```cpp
int* stn_x_planes_launch(const float* x, int64_t ldx, int rows, void* extra, const float* lse, const int64_t* targets, void* stream);
int pdn_outres_tn_split_enabled();
int pdn_outres_tn_split_supported(int M, int nb_cols, int nbatch, int K);
int64_t pdn_outres_tn_split_extra_bytes(int K);
int pdn_outres_tn_split_ranges(int n_all, int K, int plan);
int pdn_outres_tn_split_launch(const float* X, const float* G, float* C, int n_all, int K, int64_t ldx, int64_t ldg,
                               int nb_cols, int k_per_split, void* extra, void* stream);
int pdn_outres_ce_dw_split_enabled();
int pdn_outres_ce_dw_split_supported(int64_t rows, int V, int in_features);
int64_t pdn_outres_ce_dw_split_extra_bytes(int64_t rows);
int pdn_outres_ce_dw_split_launch(const float* x, int64_t ldx, const float* logits, float* C, int V, int64_t rows,
                                  int64_t slab, int k_per_split, const float* lse, const int64_t* targets, float gscale,
                                  const float* gdev, float* colsum, void* extra, void* stream);

typedef float f32x4 __attribute__((ext_vector_type(4)));
typedef _Float16 f16x8 __attribute__((ext_vector_type(8)));
typedef _Float16 f16x2 __attribute__((ext_vector_type(2)));
typedef unsigned u32x4 __attribute__((ext_vector_type(4)));

__device__ __forceinline__ void split_dma16(const void* g, unsigned lds) {
  asm volatile("s_mov_b32 m0, %1\n\ts_nop 0\n\tglobal_load_lds_dwordx4 %0, off" ::"v"(g), "s"(lds) : "memory");
}

__device__ __forceinline__ void stn_load_frag(const char* fb, int J, f16x8& h, f16x8& l) {
  h = *reinterpret_cast<const f16x8*>(__builtin_assume_aligned(fb + J * 1024, 16));
  l = *reinterpret_cast<const f16x8*>(__builtin_assume_aligned(fb + J * 1024 + STN_PLANE, 16));
}
__device__ __forceinline__ void stn_mfma3(f16x8 xh, f16x8 xl, f16x8 bh, f16x8 bl, f32x4& acc0, f32x4& acc1) {
  acc0 = __builtin_amdgcn_mfma_f32_16x16x32_f16(xh, bh, acc0, 0, 0, 0);
  acc1 = __builtin_amdgcn_mfma_f32_16x16x32_f16(xl, bh, acc1, 0, 0, 0);
  acc1 = __builtin_amdgcn_mfma_f32_16x16x32_f16(xh, bl, acc1, 0, 0, 0);
}
__device__ __forceinline__ void stn_sched_pair() {
  __builtin_amdgcn_sched_group_barrier(0x008, 1, 0);
  __builtin_amdgcn_sched_group_barrier(0x002, 8, 0);
  __builtin_amdgcn_sched_group_barrier(0x008, 1, 0);
  __builtin_amdgcn_sched_group_barrier(0x002, 8, 0);
  __builtin_amdgcn_sched_group_barrier(0x008, 1, 0);
}
__device__ __forceinline__ f16x8 stn_pack4(unsigned w0, unsigned w1, unsigned w2, unsigned w3) {
  const u32x4 v = {w0, w1, w2, w3};
  return __builtin_bit_cast(f16x8, v);
}
#define STN_CLEAR(acc0, acc1)                                                \
  _Pragma("unroll") for (int j_ = 0; j_ < STN_NT; ++j_)                      \
    _Pragma("unroll") for (int i_ = 0; i_ < 4; ++i_) { acc0[j_][i_] = 0.f; acc1[j_][i_] = 0.f; }
__device__ __forceinline__ float stn_unscale(float a1, float a0, int e) { return ldexpf(fmaf(a1, 1.f / 2048.f, a0), -e); }

#define STN_LAUNCH_ABLATE(K, ablate, grid, stream, p)                                              \
  do {                                                                                             \
    if ((ablate) == 1) hipLaunchKernelGGL(K<1>, grid, dim3(512), 0, (hipStream_t)(stream), p);     \
    else if ((ablate) == 2) hipLaunchKernelGGL(K<2>, grid, dim3(512), 0, (hipStream_t)(stream), p); \
    else hipLaunchKernelGGL(K<0>, grid, dim3(512), 0, (hipStream_t)(stream), p);                   \
  } while (0)
```

### pydynet_amd/csrc/split_tn_index.h

```cpp
#pragma once
#include <stdint.h>

#if defined(__HIPCC__) || defined(__CUDACC__)
#define STN_HD __host__ __device__ __forceinline__ constexpr
#else
#define STN_HD inline constexpr
#endif

#define STN_N 288
#define STN_NT 18
#define STN_KP 32
#define STN_PLANE (STN_N * STN_KP * 2)
#define STN_COLS 128
#define STN_RAW (STN_KP * STN_COLS * 4)
#define STN_RAWDMA 16
#define STN_RING 4
#define STN_MAX_PARTIAL 2048

#define LDW_XKIB 37
#define LDW_TAIL (2 * STN_PLANE)
#define LDW_MIN_ROWS 32768
#define LDW_MIN_V 128

#define OTS_XKIB 36
#define OTS_MIN_K 32768
#define OTS_MAX_RANGES 64
#define OTS_S_UNSET (1 << 20)
#define OTS_S_TOP 15
#define OTS_S_AIM 12

STN_HD int stn_min_i(int a, int b) { return a < b ? a : b; }

STN_HD int stn_xpiece(int xkib) { return xkib * 1024; }
STN_HD int stn_ring_base(int xkib) { return 2 * stn_xpiece(xkib); }
STN_HD int stn_lds(int xkib) { return stn_ring_base(xkib) + STN_RING * STN_RAW; }
STN_HD int64_t stn_extra_bytes(int64_t rows, int xkib) { return (rows / STN_KP) * (int64_t)stn_xpiece(xkib) + STN_N * 4; }
STN_HD int stn_partials(int64_t rows) { return stn_min_i(STN_MAX_PARTIAL, (int)(rows / STN_KP)); }
static_assert(stn_xpiece(LDW_XKIB) == 37888 && stn_xpiece(OTS_XKIB) == 36864 && STN_N * 4 == 1152, "bytes per piece, exponents");
static_assert(stn_xpiece(OTS_XKIB) == 2 * STN_PLANE && LDW_TAIL + 1024 == stn_xpiece(LDW_XKIB), "an image is two planes, and a tail");
static_assert(stn_lds(LDW_XKIB) == 141312 && stn_lds(OTS_XKIB) == 139264, "LDS allocations");

STN_HD int stn_x_unit(int d, int q) { return (d * 4 + (q ^ ((d >> 2) & 3))) * 16; }
STN_HD int stn_x_frag(int j, int r, int q) { return j * 1024 + (r * 4 + (q ^ ((r >> 2) & 3))) * 16; }
STN_HD int stn_x_dma_kib(int e, int wave, int xkib) { return stn_min_i(e * 8 + wave, xkib - 1); }
STN_HD int64_t stn_x_dma_src(int64_t piece, int I, int lane, int xkib) { return piece * stn_xpiece(xkib) + I * 1024 + lane * 16; }
STN_HD int stn_x_dma_lds(int slot, int I, int lane, int xkib) { return slot * stn_xpiece(xkib) + I * 1024 + lane * 16; }
STN_HD int ldw_tail_nl(int slot, int t) { return slot * stn_xpiece(LDW_XKIB) + LDW_TAIL + 4 * t; }
STN_HD int ldw_tail_tg(int slot, int t) { return slot * stn_xpiece(LDW_XKIB) + LDW_TAIL + 128 + 4 * t; }

STN_HD int stn_raw_dma_kib(int i, int wave) { return wave + 8 * i; }
STN_HD int stn_raw_dma_row(int I, int lane) { return 2 * I + (lane >> 5); }
STN_HD int stn_raw_swz(int t) { return 4 * (t >> 3); }
STN_HD int stn_raw_dma_chunk(int I, int lane) { return (lane & 31) ^ stn_raw_swz(stn_raw_dma_row(I, lane)); }
STN_HD int stn_raw_dma_lds(int ring, int I, int lane, int xkib) { return stn_ring_base(xkib) + ring * STN_RAW + I * 1024 + lane * 16; }
STN_HD int stn_raw_col(int bx, int c, int ncols) { return stn_min_i(bx * STN_COLS + 4 * c, ncols - 4); }
STN_HD int64_t stn_raw_row(int k_begin, int piece, int np, int t) { return (int64_t)k_begin + (int64_t)stn_min_i(piece, np - 1) * STN_KP + t; }
STN_HD int64_t stn_raw_src(int k_begin, int piece, int np, int t, int64_t ld, int col) { return stn_raw_row(k_begin, piece, np, t) * ld + col; }
STN_HD int stn_raw_read(int ring, int wave, int r, int q, int k, int xkib) {
  const int t = 8 * q + k;
  return stn_ring_base(xkib) + ring * STN_RAW + t * 512 + (((4 * wave + (r >> 2)) ^ stn_raw_swz(t)) << 4) + 4 * (r & 3);
}

STN_HD int ots_next_scale(unsigned mbits, int S) {
  if (mbits == 0u) return S;
  const int E = (int)(mbits >> 23);
  return (E - 127 + S >= OTS_S_TOP) ? (OTS_S_AIM + 127 - E) : S;
}

STN_HD int stn_range_pieces(int K, int k_per_split, int by) {
  const int b = by * k_per_split, e = stn_min_i(K, b + k_per_split);
  return (e - b) / STN_KP;
}
STN_HD int ots_ranges(int n_all, int plan, int pieces) {
  const int cb = (n_all + STN_COLS - 1) / STN_COLS;
  const int lo = stn_min_i(plan, OTS_MAX_RANGES);
  const int rounds = (cb * lo + 255) / 256;
  int r = stn_min_i(OTS_MAX_RANGES, rounds * 256 / cb);
  if (r < lo) r = lo;
  if (r > pieces) r = pieces;
  return r < 1 ? 1 : r;
}
STN_HD int ots_k_per_split(int pieces, int ranges) { return ((pieces + ranges - 1) / ranges) * STN_KP; }
STN_HD int stn_out_row(int j, int q, int i) { return 16 * j + 4 * q + i; }
STN_HD int64_t ldw_out_elem(int by, int64_t slab, int d, int V, int col) { return (int64_t)by * slab + (int64_t)d * V + col; }
STN_HD int64_t ots_out_elem(int by, int64_t slab, int64_t blk_stride, int nb_cols, int d, int col) {
  const int b = col / nb_cols;
  return (int64_t)b * blk_stride + (int64_t)by * slab + (int64_t)d * nb_cols + (col - b * nb_cols);
}
```

### pydynet_amd/csrc/split_tn_planes.hip

```cpp
#include "split_tn.h"

#define STN_L2E 1.4426950408889634f

__global__ __launch_bounds__(288) void stn_x_colmax_kernel(const float* __restrict__ x, int64_t ldx, int rows, int rows_per_block,
                                                            float* __restrict__ partial) {
  __shared__ float sm[4][STN_N];
  const int c4 = threadIdx.x % 72, g = threadIdx.x / 72;
  const int r0 = blockIdx.x * rows_per_block, r1 = min(rows, r0 + rows_per_block);
  float4 m = make_float4(0.f, 0.f, 0.f, 0.f);
  float4 z = m;
#pragma unroll 4
  for (int r = r0 + g; r < r1; r += 4) {
    const float4 v = *reinterpret_cast<const float4*>(x + (int64_t)r * ldx + 4 * c4);
    m.x = fmaxf(m.x, fabsf(v.x)); m.y = fmaxf(m.y, fabsf(v.y)); m.z = fmaxf(m.z, fabsf(v.z)); m.w = fmaxf(m.w, fabsf(v.w));
    z.x = fmaf(v.x, 0.f, z.x); z.y = fmaf(v.y, 0.f, z.y); z.z = fmaf(v.z, 0.f, z.z); z.w = fmaf(v.w, 0.f, z.w);
  }
  if (z.x != z.x) m.x = INFINITY;
  if (z.y != z.y) m.y = INFINITY;
  if (z.z != z.z) m.z = INFINITY;
  if (z.w != z.w) m.w = INFINITY;
  sm[g][4 * c4 + 0] = m.x; sm[g][4 * c4 + 1] = m.y; sm[g][4 * c4 + 2] = m.z; sm[g][4 * c4 + 3] = m.w;
  __syncthreads();
  const int d = threadIdx.x;
  partial[(int64_t)blockIdx.x * STN_N + d] = fmaxf(fmaxf(sm[0][d], sm[1][d]), fmaxf(sm[2][d], sm[3][d]));
}

__global__ __launch_bounds__(256) void stn_x_shift_kernel(const float* __restrict__ partial, int nparts, int* __restrict__ xsh) {
  __shared__ float sm[4];
  const int d = blockIdx.x;
  float m = 0.f;
  for (int b = threadIdx.x; b < nparts; b += 256) m = fmaxf(m, partial[(int64_t)b * STN_N + d]);
  m = wave_max(m);
  if ((threadIdx.x & 63) == 0) sm[threadIdx.x >> 6] = m;
  __syncthreads();
  if (threadIdx.x == 0) xsh[d] = ls_shift(fmaxf(fmaxf(sm[0], sm[1]), fmaxf(sm[2], sm[3])));
}

template <int XKIB, bool TAIL>
__device__ __forceinline__ void stn_split_x(const float* __restrict__ x, int64_t ldx, const int* __restrict__ xsh,
                                            const float* __restrict__ lse, const int64_t* __restrict__ targets, int rows,
                                            char* __restrict__ ximg) {
  char* img = ximg + (int64_t)blockIdx.x * stn_xpiece(XKIB);
  const float* xp = x + (int64_t)blockIdx.x * STN_KP * ldx;
  for (int i = threadIdx.x; i < STN_N * 4; i += 256) {
    const int d = i % STN_N, q = i / STN_N;
    const int sh = xsh[d];
    f16x8 hv, lv;
#pragma unroll
    for (int k = 0; k < 8; ++k) {
      _Float16 h, l;
      ls_split(xp[(int64_t)(8 * q + k) * ldx + d], sh, h, l);
      hv[k] = h; lv[k] = l;
    }
    char* dst = img + stn_x_unit(d, q);
    *reinterpret_cast<f16x8*>(dst) = hv;
    *reinterpret_cast<f16x8*>(dst + STN_PLANE) = lv;
  }
  if (TAIL) {
    const int i = threadIdx.x;
    const int64_t t = ((int64_t)blockIdx.x + 1) * STN_KP + (i & 31);
    unsigned v = 0u;
    if (i < 64 && t < rows) v = i < 32 ? __float_as_uint(-STN_L2E * lse[t]) : (unsigned)(int)targets[t];
    reinterpret_cast<unsigned*>(img + LDW_TAIL)[i] = v;
  }
}
__global__ __launch_bounds__(256) void stn_split_x_kernel(const float* __restrict__ x, int64_t ldx, const int* __restrict__ xsh,
                                                           char* __restrict__ ximg) {
  stn_split_x<OTS_XKIB, false>(x, ldx, xsh, nullptr, nullptr, 0, ximg);
}
__global__ __launch_bounds__(256) void stn_split_x_tail_kernel(const float* __restrict__ x, int64_t ldx, const int* __restrict__ xsh,
                                                                const float* __restrict__ lse, const int64_t* __restrict__ targets,
                                                                int rows, char* __restrict__ ximg) {
  stn_split_x<LDW_XKIB, true>(x, ldx, xsh, lse, targets, rows, ximg);
}

int* stn_x_planes_launch(const float* x, int64_t ldx, int rows, void* extra, const float* lse, const int64_t* targets, void* stream) {
  hipStream_t st = (hipStream_t)stream;
  const bool tail = lse != nullptr;
  const int npieces = rows / STN_KP;
  char* ximg = static_cast<char*>(extra);
  int* xsh = reinterpret_cast<int*>(ximg + (int64_t)npieces * stn_xpiece(tail ? LDW_XKIB : OTS_XKIB));
  float* partial = reinterpret_cast<float*>(ximg);
  const int nparts = stn_partials(rows);
  const int rpb = (rows + nparts - 1) / nparts;
  const int nblk = (rows + rpb - 1) / rpb;
  hipLaunchKernelGGL(stn_x_colmax_kernel, dim3(nblk), dim3(288), 0, st, x, ldx, rows, rpb, partial);
  hipLaunchKernelGGL(stn_x_shift_kernel, dim3(STN_N), dim3(256), 0, st, partial, nblk, xsh);
  if (tail) hipLaunchKernelGGL(stn_split_x_tail_kernel, dim3(npieces), dim3(256), 0, st, x, ldx, xsh, lse, targets, rows, ximg);
  else hipLaunchKernelGGL(stn_split_x_kernel, dim3(npieces), dim3(256), 0, st, x, ldx, xsh, ximg);
  return xsh;
}
```

Measured before the change: 8721.

## Route down-projection weight-grad GEMM through split-fp16 output-resident TN kernel

Adds a transposed variant of the output-resident TN split kernel that handles the down-projection weight gradient (N equal to the model width, M 512–1024). It splits the fp32 operand into fp16 hi/lo planes for matrix-core use, computes K-range partials, and reduces them with the existing split-K reduce. Partial outputs are written with a transposed float4 store. The x-plane split kernel now stages rows through LDS with coalesced float4 loads before converting, instead of strided scalar global reads. The cost is extra workspace, several extra launches (colmax, shift, split, reduce) and reliance on hi/lo fp16 accuracy.

```diff
diff --git a/pydynet_amd/csrc/common.h b/pydynet_amd/csrc/common.h
--- a/pydynet_amd/csrc/common.h
+++ b/pydynet_amd/csrc/common.h
@@ -66,7 +66,8 @@
   PDN_CNT_PROJ288_SPLIT = 47,
   PDN_CNT_LOGIT_EDIT = 48,
   PDN_CNT_PERSAMPLE = 49,
-  PDN_CNT_SLOTS = 50
+  PDN_CNT_DOWN_DW_SPLIT = 50,
+  PDN_CNT_SLOTS = 51
 };
 void pdn_count(int slot);
 
diff --git a/pydynet_amd/csrc/gemm.hip b/pydynet_amd/csrc/gemm.hip
--- a/pydynet_amd/csrc/gemm.hip
+++ b/pydynet_amd/csrc/gemm.hip
@@ -163,7 +163,7 @@
 
 extern "C" int64_t pdn_gemm_f32_workspace_bytes(int M, int N, int K, int nbatch) {
   const int64_t base = (int64_t)64 * M * N * (int64_t)nbatch * 4;
-  if (!pdn_outres_tn_split_supported(M, N, nbatch, K)) return base;
+  if (!pdn_outres_tn_split_supported(M, N, nbatch, K) && !(nbatch == 1 && pdn_down_dw_split_supported(M, N, K))) return base;
   return ((base + 255) & ~(int64_t)255) + pdn_outres_tn_split_extra_bytes(K);
 }
 
@@ -445,6 +445,29 @@
       }
     }
   }
+  if (nbatch == 1 && !ext_on && a_rs == 1 && b_cs == 1 && alpha == 1.f && !b_colsum && !bias && !residual &&
+      pdn_down_dw_split_supported(M, N, K) && a_cs >= M && b_rs >= N && m4(a_cs) && m4(b_rs) && al16(A) && al16(B) && workspace &&
+      al16(workspace) && pdn_outres_tn_split_enabled() && !getenv("PDN_GEMM_NO_OUTRES")) {
+    const int64_t xoff = (((int64_t)64 * M * N * 4 + 255) & ~(int64_t)255);
+    const int ranges = pdn_down_dw_split_ranges(M, K);
+    const int kps = ((K / 32 + ranges - 1) / ranges) * 32;
+    const int splits = (K + kps - 1) / kps;
+    if (workspace_bytes >= xoff + pdn_outres_tn_split_extra_bytes(K) && splits > 1 && splits <= 64) {
+      if (getenv("PDN_GEMM_DEBUG"))
+        fprintf(stderr, "pdn_gemm_f32 M=%d N=%d K=%d -> output-resident TN, split-fp16, transposed (splits %d)\n", M, N, K, splits);
+      const int tk = pdn_gemm_prof_begin(4, 2.0 * M * (double)N * (double)K, 0.0, stream);
+      const int rc = pdn_down_dw_split_launch(B, A, (float*)workspace, M, K, b_rs, a_cs, kps, (char*)workspace + xoff, stream);
+      if (rc) { pdn_gemm_prof_end(tk, stream); return rc; }
+      p.splits = splits;
+      const int64_t total = (int64_t)M * N;
+      const int blocks = (int)((total + 255) / 256 < 2048 ? (total + 255) / 256 : 2048);
+      const int rvec = (ldc % 4 == 0) && al16(C);
+      hipLaunchKernelGGL(gemm_splitk_reduce_kernel, dim3(blocks), dim3(256), 0, st, p, 1, rvec);
+      PDN_LAUNCH_CHECK();
+      pdn_gemm_prof_end(tk, stream);
+      return PDN_OK;
+    }
+  }
   constexpr int SNW = 8;
   bool use_stream = false;
   int sshape = 0;
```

• PROBLEM DESCRIPTION: Scan the data above for the word "hipLaunchKernelGGL", then copy every line that holds it.

• TASK RESULT:
    if ((ablate) == 1) hipLaunchKernelGGL(K<1>, grid, dim3(512), 0, (hipStream_t)(stream), p);     \
    else if ((ablate) == 2) hipLaunchKernelGGL(K<2>, grid, dim3(512), 0, (hipStream_t)(stream), p); \
    else hipLaunchKernelGGL(K<0>, grid, dim3(512), 0, (hipStream_t)(stream), p);                   \
  hipLaunchKernelGGL(stn_x_colmax_kernel, dim3(nblk), dim3(288), 0, st, x, ldx, rows, rpb, partial);
  hipLaunchKernelGGL(stn_x_shift_kernel, dim3(STN_N), dim3(256), 0, st, partial, nblk, xsh);
  if (tail) hipLaunchKernelGGL(stn_split_x_tail_kernel, dim3(npieces), dim3(256), 0, st, x, ldx, xsh, lse, targets, rows, ximg);
  else hipLaunchKernelGGL(stn_split_x_kernel, dim3(npieces), dim3(256), 0, st, x, ldx, xsh, ximg);
+      hipLaunchKernelGGL(gemm_splitk_reduce_kernel, dim3(blocks), dim3(256), 0, st, p, 1, rvec);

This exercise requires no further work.